Anyway, I got to talking with them, being completely honest about the pay cuts we've received and the way Uber lies to the riders, telling them the tip is included, and how much they take away from the meager amount we get. They asked questions, and I tried to answer as honestly as possible.

At the end of the ride, one of the guys gave me his card, along with a $10 tip. He told me that he writes for Huffington Post and would be very interested in spreading the word about the unfair nature of Uber and what they are doing to their drivers.

I will absolutely be getting in contact with this guy again, but I wanted to open this up to the community. If it were up to you, what would be the main points you'd like to stress?


----------



## OldTownSean (Aug 14, 2014)

QuietViolence said:


> I drove tonight. It was okay, though I admit that I now have much less patience and rate the riders a lot more harshly (not 1-starring non-tippers or anything, but definitely more critical than I used to be). Anyway, I picked up a couple of guys in West Hollywood and drove with them for about 20 minutes, and we eventually got to talking about the Uber pay cuts. I don't usually tell everybody about it, but if there's a reason for me to bring it into the conversation, I will.
> 
> Anyway, I got to talking with them, being completely honest about the pay cuts we've received and the way Uber lies to the riders, telling them the tip is included, and how much they take away from the meager amount we get. They asked questions, and I tried to answer as honestly as possible.
> 
> ...


Hit me with his email addy in a pm and I'll definitely send him a short write up on what's going on here in Scottsdale.


----------



## Farman vegas (Aug 8, 2014)

Can you post the contract information I would like to write him about the vegas market place.


----------



## chi1cabby (May 28, 2014)

I would definitely include a link to this thread:
https://uberpeople.net/threads/lets-rate-uber-lets-help-uber-help-us.3115/#post-31355

Here is my post from the thread above:

1) Flexibility. Work availability in mature and emerging markets due to Uber's Network Effect.

2) & 3)
Rates. They have been cut to the bone so that full-time drivers are earning less than minimum wage even in mature markets.
Unfair Rating System. And it's arbitrary implementation. 4 Stars is a darn good rating for a professional critic/reviewer to give to a movie, restaurant etc. Amateur reviews on yelp, Amazon etc that are 4 Stars are considered Good. Btw Uber_CHI Yelp rating is 2.5 Stars!

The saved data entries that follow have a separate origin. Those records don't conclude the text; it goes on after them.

template <int M>
__global__ __launch_bounds__(256) void cov_mfma_kernel(const float* __restrict__ in,
                                                        double2* __restrict__ R,
                                                        uint32_t batch, uint32_t K)
// ... 878 lines not shown
            for (int part = 0; part < 2; ++part) {
                v4f64 p = {0, 0, 0, 0};
                const int comp = part ? ((g & 1) ^ 1) : (g & 1);
                const double sgn = (part && !(g & 1)) ? -1.0 : 1.0;
                const double* __restrict__ ga = rf.Gs + (size_t)((k * M + (g >> 1)) * 2 + comp) * qstride + itc;
                const double* __restrict__ tb = tb1 + (size_t)(t >> 1) * 128 + (t & 1);
                if constexpr (KS2 <= 2) {
#pragma unroll
                    for (int s = 0; s < KS2; ++s) {
                        const double a = (4 * s + g < 2 * M) ? sgn * ga[(size_t)s * 4 * qstride] : 0.0;
                        p = __builtin_amdgcn_mfma_f64_16x16x4f64(a, tb[(size_t)s * 256], p, 0, 0, 0);
                    }
                } else {
#pragma nounroll
                    for (int s = 0; s < KS2; ++s) {
                        const double a = (4 * s + g < 2 * M) ? sgn * ga[(size_t)s * 4 * qstride] : 0.0;
                        p = __builtin_amdgcn_mfma_f64_16x16x4f64(a, tb[(size_t)s * 256], p, 0, 0, 0);
                    }
                }
                d += p * p;
            }
        }
#pragma unroll
        for (int r = 0; r < 4; ++r) {
            const bool redo = (fabs(acc[t][r]) <= rf.below) && (bin + t < res);
            acc[t][r] = redo ? d[r] : acc[t][r];
            cnt += (redo && row_ok[r]) ? 1u : 0u;
        }
        __builtin_amdgcn_sched_barrier(0);
    }
    return cnt;
}

template <int M, int NMAX, bool SPEC, bool VEC4, int ABL = 0, int AUX = (1 | 2 | 16), int SIG = 0>
__global__ __launch_bounds__(256, (M <= 4 && NMAX <= 2) ? ((ABL & 2048) ? 3 : 4) : (M >= 9 ? 2 : 1)) void scan_mfma_kernel(const double* __restrict__ Qs,
                                                         const double2* __restrict__ FB,
                                                         float* __restrict__ spec,
                                                         double* __restrict__ cand,
                                                         uint32_t batch, uint32_t res, uint32_t qstride,
                                                         uint32_t nsplit, uint32_t nclass, uint32_t rows_per_class,
                                                         uint32_t keep_mask, uint32_t n, ScanRefine rf, uint32_t seq_walk = 0)
{
    constexpr int MM = M * M;
    constexpr int KS = SIG ? (2 * M + 3) / 4 : (MM + 3) / 4;
    static_assert(!SIG || (((SIG == 1 && M >= 6) || M >= 9) && KS <= 8), "the short form: one phase per step, no row classes (m >= 6)");
    constexpr int NG = (SIG == 1) ? 2 : 4;
    constexpr int SCH = (KS <= 8) ? KS : 8;
    constexpr int PPS = (KS + SCH - 1) / SCH;
    constexpr int CPP = 2 * SCH;
    constexpr int SPW = (CPP + 3) / 4;
    __shared__ v2f64 stage[2][CPP * 64];

    const int lane = threadIdx.x & 63;
    const int wave = __builtin_amdgcn_readfirstlane(threadIdx.x >> 6);
    const int c = lane & 15, g = lane >> 4;

    const uint32_t split = blockIdx.x % nsplit;
    const uint32_t blk = blockIdx.x / nsplit;
    uint32_t p0;
    if constexpr ((ABL & 4096) == 0) p0 = (blk * 4 + wave) * 16;
    else p0 = (blk % nclass) * rows_per_class + ((blk / nclass) * 4 + wave) * 16;
    const uint32_t cls = __builtin_amdgcn_readfirstlane(p0 / rows_per_class);
    const uint32_t j0 = p0 - cls * rows_per_class;
    const uint32_t sh = ((res & 63u) * cls) & 63u;
    const int shc = (int)(sh >> 2);
    const uint32_t nsteps = (res + sh + 63u) >> 6;
    const uint32_t st_begin = (uint32_t)(((uint64_t)nsteps * split) / nsplit);
    const uint32_t st_end = (uint32_t)(((uint64_t)nsteps * (split + 1)) / nsplit);
    const uint32_t item0 = nclass * j0 + cls;

    double qa[SIG ? 1 : KS];
    [[maybe_unused]] double sa[SIG ? NG : 1][SIG ? KS : 1];
    const uint32_t it_c = item0 + nclass * (uint32_t)c;
    const uint32_t itc = (it_c < batch) ? it_c : (batch - 1);
    if constexpr (SIG) {
#pragma unroll
        for (int q = 0; q < NG; ++q) {
            const int sub = c >> 2;
            const int wrow = (SIG == 1) ? (c & 3) + 4 * (2 * q + (sub >> 1)) : (c & 3) + 4 * q;
            const int outp = (SIG == 1) ? (sub & 1) : sub;
            const uint32_t it_q = item0 + nclass * (uint32_t)wrow;
            const uint32_t itq = (it_q < batch) ? it_q : (batch - 1);
#pragma unroll
            for (int s = 0; s < KS; ++s) {
                const int e = 4 * s + g;
                sa[q][s] = (e < 2 * M) ? Qs[(size_t)(outp * 2 * M + e) * qstride + itq] : 0.0;
            }
        }
        qa[0] = 0.0;
    } else {
#pragma unroll
        for (int s = 0; s < KS; ++s) {
            const int e = 4 * s + g;
// ... 29 lines not shown
#define BAZ_FB_LD(IDX) ((ABL & 256) ? __builtin_nontemporal_load(fb + (IDX)) : fb[(IDX)])
#define BAZ_STAGE_DMA(ST, P, BUF)                                                                \
    do {                                                                                         \
        if (wave4 == (int)(turn & 3u)) {                                                         \
            const int nch__ = 2 * ((KS - (P) * SCH < SCH) ? (KS - (P) * SCH) : SCH);             \
            const size_t ch0__ = ((size_t)(ST) * KS + (size_t)(P) * SCH) * 2;                    \
            _Pragma("unroll")                                                                    \
            for (int j__ = 0; j__ < CPP; ++j__)                                                  \
                if (j__ < nch__)                                                                 \
                    __builtin_amdgcn_global_load_lds((const __attribute__((address_space(1))) void*)(fb + (ch0__ + j__) * 64), \
                                                     (__attribute__((address_space(3))) void*)(&stage[(BUF)][j__ * 64]), 16, 0, 0); \
        }                                                                                        \
    } while (0)
#define BAZ_STAGE_LOAD(ST, P)                                                                    \
    do {                                  \
        if constexpr (!(ABL & 128)) {                                                            \
        const int nch__ = 2 * ((KS - (P) * SCH < SCH) ? (KS - (P) * SCH) : SCH);                 \
        const size_t ch0__ = ((size_t)(ST) * KS + (size_t)(P) * SCH) * 2;                        \
        sreg0 = BAZ_FB_LD((ch0__ + (wave4 < nch__ ? wave4 : nch__ - 1)) * 64);                   \
        if constexpr (SPW > 1) sreg1 = BAZ_FB_LD((ch0__ + (wave4 + 4 < nch__ ? wave4 + 4 : nch__ - 1)) * 64);   \
        if constexpr (SPW > 2) sreg2 = BAZ_FB_LD((ch0__ + (wave4 + 8 < nch__ ? wave4 + 8 : nch__ - 1)) * 64);   \
        if constexpr (SPW > 3) sreg3 = BAZ_FB_LD((ch0__ + (wave4 + 12 < nch__ ? wave4 + 12 : nch__ - 1)) * 64); \
        }                                                                                        \
    } while (0)
#define BAZ_STAGE_STORE(BUF, P)                                                                  \
    do {                                                                                         \
        const int nch__ = 2 * ((KS - (P) * SCH < SCH) ? (KS - (P) * SCH) : SCH);                 \
        if (wave4 < nch__) stage[(BUF)][wave4 * 64 + lane] = sreg0;                              \
        if constexpr (SPW > 1) { if (wave4 + 4 < nch__) stage[(BUF)][(wave4 + 4) * 64 + lane] = sreg1; }   \
        if constexpr (SPW > 2) { if (wave4 + 8 < nch__) stage[(BUF)][(wave4 + 8) * 64 + lane] = sreg2; }   \
        if constexpr (SPW > 3) { if (wave4 + 12 < nch__) stage[(BUF)][(wave4 + 12) * 64 + lane] = sreg3; } \
    } while (0)

    if (st_begin < st_end) {
        if constexpr (ROT) {
            BAZ_STAGE_DMA(st_begin, 0, 0);
            asm volatile("s_waitcnt vmcnt(0)" ::: "memory");
            ++turn;
        } else {
            BAZ_STAGE_LOAD(st_begin, 0);
            BAZ_STAGE_STORE(0, 0);
        }
    }
    __syncthreads();

    int buf = 0;
    v4f32 sv[4] = {{0, 0, 0, 0}, {0, 0, 0, 0}, {0, 0, 0, 0}, {0, 0, 0, 0}};
    float* __restrict__ spec_base = SPEC ? spec + (size_t)item0 * res - sh : nullptr;
    uint32_t soff0 = 0;
    const uint32_t row4 = 4u * nclass * res * 4u;
    [[maybe_unused]] __amdgpu_buffer_rsrc_t spec_rsrc = __builtin_amdgcn_make_buffer_rsrc(spec_base, 0, 0x7FFFFFFF, 0x00020000);
    bool row_ok[4];
#pragma unroll
    for (int r = 0; r < 4; ++r) {
        if (r == 0) soff0 = ((uint32_t)g * nclass * res + 4u * (uint32_t)c) * 4u;
        row_ok[r] = (item0 + nclass * (uint32_t)(g + 4 * r)) < batch;
    }
    const uint32_t nst = st_end - st_begin;
    const uint32_t SW = seq_walk ? 1u : (nst >= 64u ? 8u : (nst >= 16u ? 4u : (nst >= 6u ? 2u : 1u)));
    uint32_t st = st_begin, sweep = 0;
    for (uint32_t it = 0; it < nst; ++it) {
        uint32_t st_next = st + SW, sweep_next = sweep;
        if (st_next >= st_end) { sweep_next = sweep + 1; st_next = st_begin + sweep_next; }
        const bool has_next = it + 1 < nst;
        v4f64 acc[4];
#pragma unroll
        for (int t = 0; t < 4; ++t) acc[t] = (v4f64){0, 0, 0, 0};
        const uint32_t bin = st * 64 + 4 * c - sh;

#pragma unroll
        for (int p = 0; p < PPS; ++p) {
            const bool last_p = (p == PPS - 1);
            const bool more = !last_p || has_next;
            if constexpr (ROT) { if (more) BAZ_STAGE_DMA(last_p ? st_next : st, last_p ? 0 : p + 1, buf ^ 1); }
            else { if (more) BAZ_STAGE_LOAD(last_p ? st_next : st, last_p ? 0 : p + 1); }

            if constexpr (SIG) {
                const v4f64 a2v = *reinterpret_cast<const v4f64*>(rf.A2 + (size_t)st * 64 + 4 * c);
#pragma unroll
                for (int q = 0; q < NG; ++q) {
                    v4f64 tmp[4];
#pragma unroll
                    for (int t = 0; t < 4; ++t) tmp[t] = (v4f64){0, 0, 0, 0};
#pragma unroll
                    for (int sl = 0; sl < KS; ++sl) {
                        const v2f64 f01 = stage[buf][(2 * sl) * 64 + lane];
                        const v2f64 f23 = stage[buf][(2 * sl + 1) * 64 + lane];
                        tmp[0] = __builtin_amdgcn_mfma_f64_16x16x4f64(sa[q][sl], f01.x, tmp[0], 0, 0, 0);
                        tmp[1] = __builtin_amdgcn_mfma_f64_16x16x4f64(sa[q][sl], f01.y, tmp[1], 0, 0, 0);
                        tmp[2] = __builtin_amdgcn_mfma_f64_16x16x4f64(sa[q][sl], f23.x, tmp[2], 0, 0, 0);
                        tmp[3] = __builtin_amdgcn_mfma_f64_16x16x4f64(sa[q][sl], f23.y, tmp[3], 0, 0, 0);
                    }
#pragma unroll
                    for (int t = 0; t < 4; ++t) {
                        if constexpr (SIG == 1) {
                            acc[t][2 * q] = a2v[t] - (tmp[t][0] * tmp[t][0] + tmp[t][1] * tmp[t][1]);
                            acc[t][2 * q + 1] = a2v[t] - (tmp[t][2] * tmp[t][2] + tmp[t][3] * tmp[t][3]);
                        } else {
                            acc[t][q] = a2v[t] - ((tmp[t][0] * tmp[t][0] + tmp[t][1] * tmp[t][1]) +
                                                  (tmp[t][2] * tmp[t][2] + tmp[t][3] * tmp[t][3]));
                        }
                    }
                }
            } else {
            if constexpr (ABL & 8192) __builtin_amdgcn_s_setprio(3);
            if constexpr (ABL & 16384) __builtin_amdgcn_s_setprio(0);
#pragma unroll
            for (int sl = 0; sl < SCH; ++sl) {
                const int s = p * SCH + sl;
                if (s < KS) {
                    const v2f64 f01 = stage[buf][(2 * sl) * 64 + lane];
                    const v2f64 f23 = stage[buf][(2 * sl + 1) * 64 + lane];
                    if constexpr (ABL & 8) {
                        acc[0][s & 3] += qa[s] * f01.x; acc[1][s & 3] += qa[s] * f01.y;
                        acc[2][s & 3] += qa[s] * f23.x; acc[3][s & 3] += qa[s] * f23.y;
                    } else {
                        acc[0] = __builtin_amdgcn_mfma_f64_16x16x4f64(qa[s], f01.x, acc[0], 0, 0, 0);
                        acc[1] = __builtin_amdgcn_mfma_f64_16x16x4f64(qa[s], f01.y, acc[1], 0, 0, 0);
                        acc[2] = __builtin_amdgcn_mfma_f64_16x16x4f64(qa[s], f23.x, acc[2], 0, 0, 0);
                        acc[3] = __builtin_amdgcn_mfma_f64_16x16x4f64(qa[s], f23.y, acc[3], 0, 0, 0);
                    }
                }
            }
            if constexpr (ABL & 8192) __builtin_amdgcn_s_setprio(0);
            if constexpr (ABL & 16384) __builtin_amdgcn_s_setprio(3);
            }

            if (last_p) {
#pragma unroll
                for (int r = 0; r < 4; ++r) asm volatile("" ::"v"(sv[r]));
                bool hit = false, low = false;
#pragma unroll
                for (int r = 0; r < 4; ++r) {
                    if constexpr (SPEC && !(ABL & 4)) {
                        float fd[4];
#pragma unroll
                        for (int t = 0; t < 4; ++t) fd[t] = (float)acc[t][r];
                        if constexpr (!(ABL & 2)) {
                            float mn;
                            asm("v_min3_f32 %0, |%1|, |%2|, |%3|" : "=v"(mn) : "v"(fd[0]), "v"(fd[1]), "v"(fd[2]));
                            asm("v_min_f32 %0, %1, |%2|" : "=v"(mn) : "v"(mn), "v"(fd[3]));
                            hit |= (mn <= gate_f[r]);
                            low |= (mn <= below_f);
                        }
#pragma unroll
// ... 55 lines not shown
            } else {
                if (more) BAZ_STAGE_STORE(buf ^ 1, last_p ? 0 : p + 1);
            }

            if (last_p) {
                if constexpr (ABL & 1) {
#pragma unroll
                    for (int r = 0; r < 4; ++r) asm volatile("" ::"v"(sv[r]));
                }
                if constexpr (SPEC && !(ABL & 1)) {
                    const int step_off = (int)(st * 256u);
                    if constexpr (VEC4) {
                        if ((st > 0 || sh == 0) && st * 64 + 64 - sh <= res) {
#pragma unroll
                            for (int r = 0; r < 4; ++r)
                                if (row_ok[r]) __builtin_amdgcn_raw_buffer_store_b128(__builtin_bit_cast(v4u32, sv[r]), spec_rsrc, (int)soff0, step_off + (int)(row4 * (uint32_t)r), AUX);
                        } else {
#pragma unroll
                            for (int r = 0; r < 4; ++r)
                                if (row_ok[r] && bin < res) __builtin_amdgcn_raw_buffer_store_b128(__builtin_bit_cast(v4u32, sv[r]), spec_rsrc, (int)soff0, step_off + (int)(row4 * (uint32_t)r), AUX);
                        }
                    } else {
#pragma unroll
                        for (int r = 0; r < 4; ++r) {
                            const v4u32 u = __builtin_bit_cast(v4u32, sv[r]);
#pragma unroll
                            for (int t = 0; t < 4; ++t)
                                if (row_ok[r] && bin + t < res)
                                    __builtin_amdgcn_raw_buffer_store_b32(u[t], spec_rsrc, (int)(soff0 + 4u * t), step_off + (int)(row4 * (uint32_t)r), AUX);
                        }
                    }
                }
            }
            if constexpr (ROT) {
                asm volatile("s_waitcnt lgkmcnt(0)" ::: "memory");
                __builtin_amdgcn_s_barrier();
                asm volatile("" ::: "memory");
            } else {
                __syncthreads();
            }
            buf ^= 1;
        }
        st = st_next;
        sweep = sweep_next;
    }

    if (rf.count && lane == 0 && refined_wave) atomicAdd(rf.count, (unsigned long long)refined_wave);
#pragma unroll
    for (int r = 0; r < 4; ++r) {
        key_merge_xor<NMAX>(key[r], 1);
        key_merge_xor<NMAX>(key[r], 2);
        key_merge_xor<NMAX>(key[r], 4);
        key_merge_xor<NMAX>(key[r], 8);
        const uint32_t it = item0 + nclass * (uint32_t)(g + 4 * r);
        if (c == 0 && it < batch) {
#pragma unroll
            for (int i = 0; i < NMAX; ++i) cand[((size_t)it * nsplit + split) * NMAX + i] = key[r][i];
        }
    }
}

Even if nothing else changes with the rating system, the acceptable threshold should be lowered to 4.0 Stars ASAP! And Uber should do this openly, by informing the media that it made a mistake in setting the threshold at 4.7 or 4.6 (or whatever it really is or isn't, since it varies and I've seen Twitter pics of drivers as low as 3.8). The drivers should also be informed of this change, so that they can go out there and work without overly worrying about this Rating BS!
End UberSpeak in communicating with the drivers. More work at lower rates does not mean more earnings!
And garbage like this from an Uber_SF email yesterday:
*During busy times this $10 fare can become much more:

Surge LevelGross Fare
1.0x$10
1.5x$15
2.0x$20
2.5x$25
3.0x$30*

Stop advertising with bloated and borderline fraudulent earnings numbers in order to flood the market.
Meaningful, Timely Partner Support.

I think I'll stop writing this in detail as it has all been said before on this forum ad infinitum. The decision makers are fully aware of them.

Here is the summary:
*GOOD DRIVERS ARE AN ASSET, NOT A DISPOSABLE COMMODITY!*


----------



## Jeeves (Apr 10, 2014)

I'm surprised there hasn't been more in The Huffington Post regarding Uber and especially drivers issues. Considering the other media outlets all take such notice, I haven't seen as much coverage on Huffinton.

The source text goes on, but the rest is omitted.